Collected data
<<<<

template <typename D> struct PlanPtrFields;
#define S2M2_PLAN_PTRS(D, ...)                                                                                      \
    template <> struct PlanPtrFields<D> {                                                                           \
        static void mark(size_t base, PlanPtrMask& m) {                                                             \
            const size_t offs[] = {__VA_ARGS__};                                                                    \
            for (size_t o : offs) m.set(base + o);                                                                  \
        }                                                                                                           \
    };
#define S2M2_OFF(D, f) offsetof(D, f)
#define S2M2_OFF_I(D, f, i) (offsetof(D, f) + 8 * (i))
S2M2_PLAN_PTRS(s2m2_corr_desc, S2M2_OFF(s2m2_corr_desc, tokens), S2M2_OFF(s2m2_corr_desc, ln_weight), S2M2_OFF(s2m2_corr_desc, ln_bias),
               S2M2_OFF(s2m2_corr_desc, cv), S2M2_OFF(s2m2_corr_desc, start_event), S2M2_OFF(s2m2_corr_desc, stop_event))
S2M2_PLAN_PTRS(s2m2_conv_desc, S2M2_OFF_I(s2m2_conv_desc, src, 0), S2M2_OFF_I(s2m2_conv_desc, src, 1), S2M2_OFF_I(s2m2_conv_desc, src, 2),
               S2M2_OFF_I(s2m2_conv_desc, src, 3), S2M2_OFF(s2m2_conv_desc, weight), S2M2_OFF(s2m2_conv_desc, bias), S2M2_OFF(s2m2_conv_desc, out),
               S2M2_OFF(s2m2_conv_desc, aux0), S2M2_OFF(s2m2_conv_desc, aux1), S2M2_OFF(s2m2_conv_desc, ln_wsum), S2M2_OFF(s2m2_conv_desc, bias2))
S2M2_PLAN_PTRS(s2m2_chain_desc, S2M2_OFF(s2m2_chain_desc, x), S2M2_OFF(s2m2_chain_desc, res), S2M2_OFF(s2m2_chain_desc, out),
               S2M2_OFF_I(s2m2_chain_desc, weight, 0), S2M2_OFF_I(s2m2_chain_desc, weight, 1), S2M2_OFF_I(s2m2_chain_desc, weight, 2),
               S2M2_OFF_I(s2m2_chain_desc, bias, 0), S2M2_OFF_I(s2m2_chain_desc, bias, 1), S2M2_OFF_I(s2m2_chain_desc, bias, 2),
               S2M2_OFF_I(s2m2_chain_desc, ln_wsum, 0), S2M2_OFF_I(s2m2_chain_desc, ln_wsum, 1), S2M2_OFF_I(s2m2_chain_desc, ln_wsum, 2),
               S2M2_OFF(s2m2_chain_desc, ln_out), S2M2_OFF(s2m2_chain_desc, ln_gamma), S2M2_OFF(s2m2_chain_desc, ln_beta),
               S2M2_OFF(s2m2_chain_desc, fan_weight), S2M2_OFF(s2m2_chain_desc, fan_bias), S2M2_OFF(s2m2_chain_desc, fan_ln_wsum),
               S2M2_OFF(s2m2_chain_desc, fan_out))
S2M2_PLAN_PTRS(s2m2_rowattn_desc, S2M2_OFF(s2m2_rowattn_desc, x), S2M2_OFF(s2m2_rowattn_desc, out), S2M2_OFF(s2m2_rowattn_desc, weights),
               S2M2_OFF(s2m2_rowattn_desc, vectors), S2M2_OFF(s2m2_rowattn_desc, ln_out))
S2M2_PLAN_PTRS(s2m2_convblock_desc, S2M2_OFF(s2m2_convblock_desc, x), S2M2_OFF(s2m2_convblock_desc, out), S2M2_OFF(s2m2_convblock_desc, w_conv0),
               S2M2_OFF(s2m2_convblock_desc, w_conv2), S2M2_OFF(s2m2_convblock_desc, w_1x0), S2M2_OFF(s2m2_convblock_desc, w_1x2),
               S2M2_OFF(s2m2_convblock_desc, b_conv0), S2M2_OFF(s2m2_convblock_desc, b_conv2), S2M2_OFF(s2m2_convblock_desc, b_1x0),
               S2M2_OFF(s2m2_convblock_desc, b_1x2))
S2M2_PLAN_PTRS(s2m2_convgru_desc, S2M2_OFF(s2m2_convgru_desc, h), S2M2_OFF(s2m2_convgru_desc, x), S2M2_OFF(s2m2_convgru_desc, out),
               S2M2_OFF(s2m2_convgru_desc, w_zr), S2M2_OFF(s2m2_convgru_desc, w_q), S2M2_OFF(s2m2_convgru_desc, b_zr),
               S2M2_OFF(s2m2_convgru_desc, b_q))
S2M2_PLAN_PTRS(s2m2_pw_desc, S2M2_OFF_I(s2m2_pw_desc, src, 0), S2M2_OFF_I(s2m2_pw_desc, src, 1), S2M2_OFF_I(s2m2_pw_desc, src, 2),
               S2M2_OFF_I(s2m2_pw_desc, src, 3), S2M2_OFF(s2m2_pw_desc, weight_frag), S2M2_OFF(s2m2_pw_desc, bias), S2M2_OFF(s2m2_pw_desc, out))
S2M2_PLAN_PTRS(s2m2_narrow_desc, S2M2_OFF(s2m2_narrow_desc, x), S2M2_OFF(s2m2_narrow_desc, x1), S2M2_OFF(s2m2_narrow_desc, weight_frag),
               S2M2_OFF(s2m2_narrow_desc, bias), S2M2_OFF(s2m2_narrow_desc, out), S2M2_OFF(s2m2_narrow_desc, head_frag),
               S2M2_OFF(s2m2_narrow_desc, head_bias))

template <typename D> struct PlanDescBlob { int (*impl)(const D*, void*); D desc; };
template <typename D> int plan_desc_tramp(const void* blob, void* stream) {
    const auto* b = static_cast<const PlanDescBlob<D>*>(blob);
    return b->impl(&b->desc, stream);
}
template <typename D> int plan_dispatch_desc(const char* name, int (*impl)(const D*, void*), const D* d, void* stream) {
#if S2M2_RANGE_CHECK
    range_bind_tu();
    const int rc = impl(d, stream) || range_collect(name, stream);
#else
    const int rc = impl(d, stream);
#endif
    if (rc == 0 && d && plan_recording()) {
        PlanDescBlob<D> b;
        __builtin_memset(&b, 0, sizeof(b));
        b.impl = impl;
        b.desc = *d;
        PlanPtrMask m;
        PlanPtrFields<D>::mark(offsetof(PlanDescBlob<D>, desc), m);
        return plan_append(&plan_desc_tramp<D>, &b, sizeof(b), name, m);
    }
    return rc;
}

>>>>
<<<<

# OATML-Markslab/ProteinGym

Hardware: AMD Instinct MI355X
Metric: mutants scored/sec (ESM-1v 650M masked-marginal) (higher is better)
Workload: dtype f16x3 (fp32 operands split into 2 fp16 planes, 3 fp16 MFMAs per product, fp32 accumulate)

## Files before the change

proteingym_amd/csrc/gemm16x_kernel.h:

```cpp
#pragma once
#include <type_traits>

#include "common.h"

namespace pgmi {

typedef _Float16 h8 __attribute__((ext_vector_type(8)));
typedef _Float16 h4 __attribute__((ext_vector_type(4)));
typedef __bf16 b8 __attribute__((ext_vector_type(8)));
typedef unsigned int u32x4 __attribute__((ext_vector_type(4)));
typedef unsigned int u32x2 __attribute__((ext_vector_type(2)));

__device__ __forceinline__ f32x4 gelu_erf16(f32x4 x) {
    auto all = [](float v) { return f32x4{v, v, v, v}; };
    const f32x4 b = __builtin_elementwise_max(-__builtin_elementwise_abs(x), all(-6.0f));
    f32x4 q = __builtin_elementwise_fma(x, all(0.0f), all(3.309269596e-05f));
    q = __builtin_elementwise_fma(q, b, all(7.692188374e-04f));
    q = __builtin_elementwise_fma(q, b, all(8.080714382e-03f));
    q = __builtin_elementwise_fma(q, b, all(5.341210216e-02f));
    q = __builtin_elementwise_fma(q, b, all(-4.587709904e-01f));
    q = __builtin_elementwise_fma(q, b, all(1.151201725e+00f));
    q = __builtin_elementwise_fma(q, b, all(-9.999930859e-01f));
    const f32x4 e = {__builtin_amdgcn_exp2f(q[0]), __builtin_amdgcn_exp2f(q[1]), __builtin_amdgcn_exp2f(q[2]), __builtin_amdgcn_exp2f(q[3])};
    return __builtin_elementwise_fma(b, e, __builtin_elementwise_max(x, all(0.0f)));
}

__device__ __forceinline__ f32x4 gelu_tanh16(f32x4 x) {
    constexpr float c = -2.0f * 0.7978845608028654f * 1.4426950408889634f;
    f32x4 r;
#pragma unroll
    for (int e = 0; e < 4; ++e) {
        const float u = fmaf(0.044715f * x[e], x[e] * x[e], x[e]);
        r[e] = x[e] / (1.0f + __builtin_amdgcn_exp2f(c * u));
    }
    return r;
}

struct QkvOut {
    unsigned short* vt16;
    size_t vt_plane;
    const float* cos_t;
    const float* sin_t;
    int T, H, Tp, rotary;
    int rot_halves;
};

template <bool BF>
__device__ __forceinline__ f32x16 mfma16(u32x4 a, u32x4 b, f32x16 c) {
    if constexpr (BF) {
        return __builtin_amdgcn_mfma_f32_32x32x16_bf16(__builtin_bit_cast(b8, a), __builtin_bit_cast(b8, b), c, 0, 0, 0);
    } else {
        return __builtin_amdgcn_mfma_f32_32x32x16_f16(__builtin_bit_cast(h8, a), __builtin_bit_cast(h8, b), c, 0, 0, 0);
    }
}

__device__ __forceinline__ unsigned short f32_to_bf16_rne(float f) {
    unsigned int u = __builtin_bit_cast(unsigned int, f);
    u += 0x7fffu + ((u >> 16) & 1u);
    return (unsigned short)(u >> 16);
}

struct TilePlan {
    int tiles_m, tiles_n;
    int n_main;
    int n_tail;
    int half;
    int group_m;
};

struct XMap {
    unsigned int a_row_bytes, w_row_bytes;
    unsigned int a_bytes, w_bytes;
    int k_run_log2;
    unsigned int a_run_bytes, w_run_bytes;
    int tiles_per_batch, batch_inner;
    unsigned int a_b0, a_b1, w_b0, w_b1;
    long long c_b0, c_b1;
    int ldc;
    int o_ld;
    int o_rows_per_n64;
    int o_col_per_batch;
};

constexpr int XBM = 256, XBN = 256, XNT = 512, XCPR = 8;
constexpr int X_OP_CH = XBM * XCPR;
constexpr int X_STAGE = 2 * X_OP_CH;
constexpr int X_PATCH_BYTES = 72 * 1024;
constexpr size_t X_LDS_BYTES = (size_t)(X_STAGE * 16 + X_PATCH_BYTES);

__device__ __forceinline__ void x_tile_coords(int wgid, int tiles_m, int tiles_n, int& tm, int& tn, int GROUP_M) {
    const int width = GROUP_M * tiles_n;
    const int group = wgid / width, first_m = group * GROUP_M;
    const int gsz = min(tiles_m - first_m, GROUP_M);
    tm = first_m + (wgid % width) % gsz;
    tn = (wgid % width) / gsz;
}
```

>>>>

*WHAT IS NEEDED*: Please go through the data and copy each line containing the word "return".

*RESULT BELOW*:
    return b->impl(&b->desc, stream);
        return plan_append(&plan_desc_tramp<D>, &b, sizeof(b), name, m);
    return rc;
    auto all = [](float v) { return f32x4{v, v, v, v}; };
    return __builtin_elementwise_fma(b, e, __builtin_elementwise_max(x, all(0.0f)));
    return r;
        return __builtin_amdgcn_mfma_f32_32x32x16_bf16(__builtin_bit_cast(b8, a), __builtin_bit_cast(b8, b), c, 0, 0, 0);
        return __builtin_amdgcn_mfma_f32_32x32x16_f16(__builtin_bit_cast(h8, a), __builtin_bit_cast(h8, b), c, 0, 0, 0);
    return (unsigned short)(u >> 16);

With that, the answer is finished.